A flow where Metaflow prints 'Hi'.
Run this flow to validate that Metaflow is installed correctly.
"""
@step
def start(self):
"""
This is the 'start' step. All flows must have a step named 'start' that
is the first step in the flow.
"""
print("HelloFlow is starting.")
self.next(self.hello)
@step
def hello(self):
"""
A step for metaflow to introduce itself.
"""
print("Metaflow says: Hi!")
self.next(self.end)
@step
def end(self):
"""
This is the 'end' step. All flows must have an 'end' step, which is the
last step in the flow.
"""
print("HelloFlow is all done.")
if __name__ == "__main__":
HelloFlow()
Try it out!¶
Don't just take our word for it, try it out for yourself.
- For more examples using Metaflow, see our examples GitHub repository.

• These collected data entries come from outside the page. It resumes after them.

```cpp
struct RrEmit;
struct RrLong;
struct FinList;
struct FinShallow;
// ... 307 lines not shown
  int suffix_sort(u32 n, const u32* hist, bool lone_sentinel, const EmitTarget* em = nullptr);
  template <typename K>
  void sort_pairs(K* k0, K* k1, u32* v0, u32* v1, u64 n, int nbits, K** ks, u32** vs,
                  bool probe_it, int bit_lo = 0, u64 n_holes = 0, bool plane_ready = false, bool values_descend = false);
  struct RankBuffers { void* rec_keys; void* rec_free; u32* v_keys; u32* v_free; u32* aglob; u32* aglob_next; };
  struct RankResult { u32 m, groups; u64* ks; u32* vs; void* rec_other; u32* v_other; bool finish; u32 text_chars; bool carry;
                      bool ran_run; };
  template <typename K, bool INIT>
  int rank_step(const K* ks, const u32* vs, u32 m, u32 n, u32 short_len, K kmask, RankBuffers& rb,
                struct RrEmit re, bool emit, u64 h_next, RankResult* res, u32 split = 0,
                const struct RrLong* lg = nullptr, bool text = false, bool carry_in = true, bool raw_out = false,
                int run_mode = 0);
  bool dense_route = true;
  bool digit_planes = true;
  int window_bits = 16;
  bool split_index = true;
  bool gram_keys = true;
  int gram_count_override = 0;
  struct GramPlan { int g = 0, G = 0, b = 0; u32 top = 0; };
  int plan_grams(const KeyPlan& plan, u32 n, const u8* d_lut, GramPlan* gp);
  bool no_emit = false;
  bool long_keys = true;
  int long_items_per_thread = 8;
  u32 gram_min_n = 1u << 22;
  bool code_failed = false;
  bool code_keys = true;
  int code_bits = 72;
  u32* d_pairs = nullptr;
  u32* d_codes = nullptr;
  u32* d_parkS = nullptr;
  u64* d_parkHP = nullptr;
  u32 parked = 0;
  u32 park_holes = 0;
  u32* d_hardS = nullptr;
  u64* d_hardHP = nullptr;
  unsigned short* d_hardC = nullptr;
  bool ranks_live = false;
  u32 fin_floor = 12;
  bool finisher = true;
  int fin_window = 1024;
  int fin_max_group = 256;
  int fin_words = 2;
  bool fin_shape_fixed = false;
  bool fin_wide_short = true;
  int fin_window_blk = 1024;
  int fin_group_blk = 256;
// ... 72 lines not shown
```

### bwtc_amd/csrc/c_abi.hip

```cpp
#include "bwt_engine.hpp"
#include "gpu_lanes.hpp"
#include "huffman_decoder.hpp"
#include "postprocess.hpp"
#include "wavelet_rebuild.hpp"
#include "prepr_host.hpp"
#include <new>
#include "radix_sort.hpp"
#include "bwtc_hip.h"
#include "entropy_host.hpp"
#include "wavelet_host.hpp"
#include "wavelet_gpu_models.hpp"
#include <sched.h>
#include <algorithm>
#include <atomic>
#include <string>
#include <cstring>
#include <new>
#include <thread>
#include <vector>

using namespace bwtc_hip;

struct bwtc_hip_ctx {
  BwtEngine eng;
// ... 131 lines not shown
  V* v1 = reinterpret_cast<V*>(e.d_V1);
  std::vector<u8> plane(n);
  if (wbits >= kRadixBits) {
    for (u64 i = 0; i < n; ++i) plane[i] = (u8)(w[i] & 255u);
  } else {
    const u32 dmask = (1u << std::min(kRadixBits, wbits + kbits)) - 1u;
    for (u64 i = 0; i < n; ++i) plane[i] = (u8)((w[i] | ((u32)keys[i] << wbits)) & dmask);
  }
  SortCanaries can;
  BWTC_HIP_TRY(hipMemcpyAsync(k0, keys, n * 8, hipMemcpyHostToDevice, st));
  BWTC_HIP_TRY(hipMemcpyAsync(e.d_W0, w, n * 4, hipMemcpyHostToDevice, st));
  BWTC_HIP_TRY(hipMemcpyAsync(e.d_P0, plane.data(), n, hipMemcpyHostToDevice, st));
  BWTC_HIP_TRY(hipMemsetAsync(v0, 0xA5, n * sizeof(V), st));
  BWTC_HIP_TRY(can.put(k0, n * 8, st));
  BWTC_HIP_TRY(can.put(k1, n * 8, st));
  BWTC_HIP_TRY(can.put(v0, n * sizeof(V), st));
  BWTC_HIP_TRY(can.put(v1, n * sizeof(V), st));
  BWTC_HIP_TRY(can.put(e.d_W0, n * 4, st));
  BWTC_HIP_TRY(can.put(e.d_W1, n * 4, st));
  BWTC_HIP_TRY(can.put(e.d_P0, n, st));
  BWTC_HIP_TRY(can.put(e.d_P1, n, st));
  u64* ks = nullptr; V* vs = nullptr; u32* ws = nullptr;
  radix_sort_long<V, EL>(k0, k1, v0, v1, e.d_W0, e.d_W1, n, kbits, wbits, e.d_table, e.d_partial, st, &ks, &vs, &ws, nullptr,
                         e.d_P0, e.d_P1, 0, false, direct_w);
  BWTC_HIP_TRY(hipMemcpyAsync(keys, ks, n * 8, hipMemcpyDeviceToHost, st));
  BWTC_HIP_TRY(hipMemcpyAsync(vals, vs, n * sizeof(V), hipMemcpyDeviceToHost, st));
  BWTC_HIP_TRY(hipMemcpyAsync(w, ws, n * 4, hipMemcpyDeviceToHost, st));
  BWTC_HIP_TRY(can.fetch(st));
  BWTC_HIP_TRY(e.wait());
  BWTC_HIP_TRY(hipGetLastError());
  return can.verdict();
}
}

static std::mutex& host_allocs_mu() { static std::mutex m; return m; }
static std::map<void*, std::pair<int, uint64_t> >& host_allocs() { static std::map<void*, std::pair<int, uint64_t> > m; return m; }

static __global__ __launch_bounds__(256) void k_copy_probe(const uint4* __restrict__ src, uint4* __restrict__ dst, uint64_t n16) {
  const uint64_t i = (uint64_t)blockIdx.x * 256u + threadIdx.x;
  if (i < n16) dst[i] = src[i];
}

extern "C" {

int bwtc_hip_device_count(void) {
  int n = 0;
  if (hipGetDeviceCount(&n) != hipSuccess) return 0;
// ... 877 lines not shown

int bwtc_hip_test_radix_pairs(bwtc_hip_ctx* ctx, void* keys, void* vals, uint64_t n, uint64_t n_holes, int key_bytes, int val_bytes,
                              int bit_lo, int nbits, int values_mode, int planes) {
  if (!ctx || !keys) return -1;
  BwtEngine& e = ctx->eng;
  typedef unsigned short u16v;
  if (key_bytes == 4 && val_bytes == 4) return test_radix_pairs<u32, u32>(e, static_cast<u32*>(keys), static_cast<u32*>(vals), n, n_holes, bit_lo, nbits, values_mode, planes);
  if (key_bytes == 8 && val_bytes == 4) return test_radix_pairs<u64, u32>(e, static_cast<u64*>(keys), static_cast<u32*>(vals), n, n_holes, bit_lo, nbits, values_mode, planes);
  if (key_bytes == 4 && val_bytes == 2) return test_radix_pairs<u32, u16v>(e, static_cast<u32*>(keys), static_cast<u16v*>(vals), n, n_holes, bit_lo, nbits, values_mode, planes);
  if (key_bytes == 8 && val_bytes == 2) return test_radix_pairs<u64, u16v>(e, static_cast<u64*>(keys), static_cast<u16v*>(vals), n, n_holes, bit_lo, nbits, values_mode, planes);
  return -1;
}
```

- Run the end-to-end example above in Colab:
Skip Metaflow steps¶
If your flow contains a lot of steps or a loop with a lot of iterations and the resulting experiments for those steps have no or little value, you can skip those steps. If a step is skipped, the Comet integration won't create a live Comet experiment.
To do that, apply the decorator @comet_ml.integration.metaflow.comet_skip
to the Metaflow step you want to skip. Here is an example where the iteration
step won't create 20 Comet experiments:
from comet_ml.integration.metaflow import comet_flow, comet_skip
@comet_flow(project_name="metaflow-loop-acceptance-test")
class LoopFlow(FlowSpec):
@step
def start(self):
self.values = list(range(20))
self.next(self.iteration, foreach="values")
@comet_skip
@step
def iteration(self):
print("Called with %d" % self.input)
self.double = self.input * 2
self.next(self.join)
@step
def join(self, inputs):
self.results = [input.double for input in inputs]
self.next(self.end)
@step
def end(self):
print('\n'.join([str(x) for x in self.results]))
Warning
When a step is skipped, a Comet experiment is still accessible through self.comet_experiment
. Calls to logging methods (like self.comet_experiment.log_metrics
) will continue to work but all data will be discarded.

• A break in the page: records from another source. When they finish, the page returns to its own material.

def dropout_stream_base(seed: int, agent_id: int, rnd: int) -> int:
    z = (int(seed) * 0x9E3779B97F4A7C15 + (int(agent_id) + 1) * 0xBF58476D1CE4E5B9 + (int(rnd) + 1) * 0x94D049BB133111EB) & (2 ** 64 - 1)
    z = ((z ^ (z >> 30)) * 0xBF58476D1CE4E5B9) & (2 ** 64 - 1)
    z = ((z ^ (z >> 27)) * 0x94D049BB133111EB) & (2 ** 64 - 1)
    return (z ^ (z >> 31)) & (2 ** 62 - 1)


def native_supported(layout: FlatLayout) -> bool:
    return all(nd.op in ("conv", "bn", "gn", "relu", "maxpool", "avgpool", "flatten", "dropout", "linear", "save", "add")
               for nd in layout.nodes)


class _Op:
    __slots__ = ("kind", "node", "name", "attrs", "x", "y", "res", "relu", "saved", "acc_dx", "need_dx", "in_shape", "out_shape")

    def __init__(self, kind, **kw):
        self.kind = kind
        self.node = self.name = self.x = self.y = self.res = None
        self.attrs, self.relu, self.saved, self.acc_dx, self.need_dx = {}, False, {}, False, True
        self.in_shape = self.out_shape = None
        for k, v in kw.items():
            setattr(self, k, v)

Configure Comet for Metaflow¶
The comet_flow
decorator can be called, either without any arguments or with the following arguments:
Argument Name | Argument Type | Description |
---|---|---|
project_name | String | The Comet Project name to use. |
workspace | String | The Comet Workspace name to use. |
# TODO
experiment = comet_ml.start(
log_graph=True, # Can be True or False.
auto_metric_logging=True # Can be True or False
)
Add or remove these fields from your .comet.config
file under the [comet_auto_log]
section to enable or disable logging.
[comet_auto_log]
graph=true # can be true or false
metrics=true # can be true or false
export COMET_AUTO_LOG_GRAPH=true # Can be true or false
export COMET_AUTO_LOG_METRICS=true # Can be true or false
For more details on the arguments, see Experiment.__init__
.
These arguments will impact all Experiments created by the integration, the run Experiment and all of the task Experiments.